BEGIN Stored data

__global__ __launch_bounds__(256) void crop_down_h_kernel(const CropPlan* plans, const int* table, int axis_max, const uchar4* s4, size_t s4_stride,
                                                          int s4_pitch, uchar4* t1, size_t t1_stride, int t1_pitch, int col_blocks) {
    const CropPlan& P = plans[blockIdx.y];
    if (!P.case_b) return;
    const int ncol = P.dx1 - P.dx0, nrow = P.sy1 - P.sy0;
    const int cb = blockIdx.x % col_blocks, rb = blockIdx.x / col_blocks;
    const int xc = cb * 64 + (threadIdx.x & 63);
    const int r0 = rb * (4 * CW_HROWS) + (threadIdx.x >> 6);
    if (xc >= ncol || r0 >= nrow) return;
    const uchar4* in = s4 + (size_t)blockIdx.y * s4_stride;
    uchar4* out = t1 + (size_t)blockIdx.y * t1_stride;
    const int* e = tap_entry(table, blockIdx.y, 0, axis_max, xc);
    const int xmin = e[0], n = e[1];
    if (n >= 0 && n <= CW_HREG) {
        if (n <= 8) down_h_rows<8>(in + (xmin - P.sx0), s4_pitch, out, t1_pitch, xc, r0, nrow, e, n);
        else down_h_rows<CW_HREG>(in + (xmin - P.sx0), s4_pitch, out, t1_pitch, xc, r0, nrow, e, n);
        return;
    }
    for (int j = 0; j < CW_HROWS; ++j) {
        const int r = r0 + 4 * j;
        if (r >= nrow) break;
        int a0 = 1 << (CW_PREC - 1), a1 = a0, a2 = a0;
        if (n >= 0) {
            const uchar4* row = in + (size_t)r * s4_pitch + (xmin - P.sx0);
            for (int k = 0; k < n; ++k) {
                const uchar4 px = row[k];
                const int w = e[2 + k];
                a0 += (int)px.x * w; a1 += (int)px.y * w; a2 += (int)px.z * w;
            }
        } else {
            const Taps t = taps_of(P.dx0 + xc, P.wb, P.sx);
            const uchar4* row = in + (size_t)r * s4_pitch + (t.xmin - P.sx0);
            for (int k = 0; k < t.n; ++k) {
                const uchar4 px = row[k];
                const int w = tap_coeff(t, k);
                a0 += (int)px.x * w; a1 += (int)px.y * w; a2 += (int)px.z * w;
            }
        }
        out[(size_t)r * t1_pitch + xc] = make_uchar4((unsigned char)clip8(a0), (unsigned char)clip8(a1), (unsigned char)clip8(a2), 0);
    }
}

__global__ void crop_down_v_kernel(const CropPlan* plans, const int* table, int axis_max, const uchar4* t1, size_t t1_stride, int t1_pitch,
                                   uchar4* d, size_t d_stride, int d_pitch) {
    const CropPlan& P = plans[blockIdx.y];
    if (!P.case_b) return;
    const int ncol = P.dx1 - P.dx0, nrow = P.dy1 - P.dy0;
    const long total = (long)ncol * nrow;
    const uchar4* in = t1 + (size_t)blockIdx.y * t1_stride;
    uchar4* out = d + (size_t)blockIdx.y * d_stride;
    for (long i = (long)blockIdx.x * blockDim.x + threadIdx.x; i < total; i += (long)gridDim.x * blockDim.x) {
        const int yr = (int)(i / ncol), xc = (int)(i - (long)yr * ncol);
        const int* e = tap_entry(table, blockIdx.y, 1, axis_max, yr);
        int a0 = 1 << (CW_PREC - 1), a1 = a0, a2 = a0;
        if (e[1] >= 0) {
            const int ymin = e[0], n = e[1];
            for (int k = 0; k < n; ++k) {
                const uchar4 px = in[(size_t)(ymin + k - P.sy0) * t1_pitch + xc];
                const int w = e[2 + k];
                a0 += (int)px.x * w; a1 += (int)px.y * w; a2 += (int)px.z * w;
            }
        } else {
            const Taps t = taps_of(P.dy0 + yr, P.hb, P.sy);
            for (int k = 0; k < t.n; ++k) {
                const uchar4 px = in[(size_t)(t.xmin + k - P.sy0) * t1_pitch + xc];
                const int w = tap_coeff(t, k);
                a0 += (int)px.x * w; a1 += (int)px.y * w; a2 += (int)px.z * w;
            }
        }
        out[(size_t)yr * d_pitch + xc] = make_uchar4((unsigned char)clip8(a0), (unsigned char)clip8(a1), (unsigned char)clip8(a2), 0);
    }
}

END Stored data

# Directions:
Lines holding "Taps" in the data above: copy each of them.

# Output for this task:
            const Taps t = taps_of(P.dx0 + xc, P.wb, P.sx);
            const Taps t = taps_of(P.dy0 + yr, P.hb, P.sy);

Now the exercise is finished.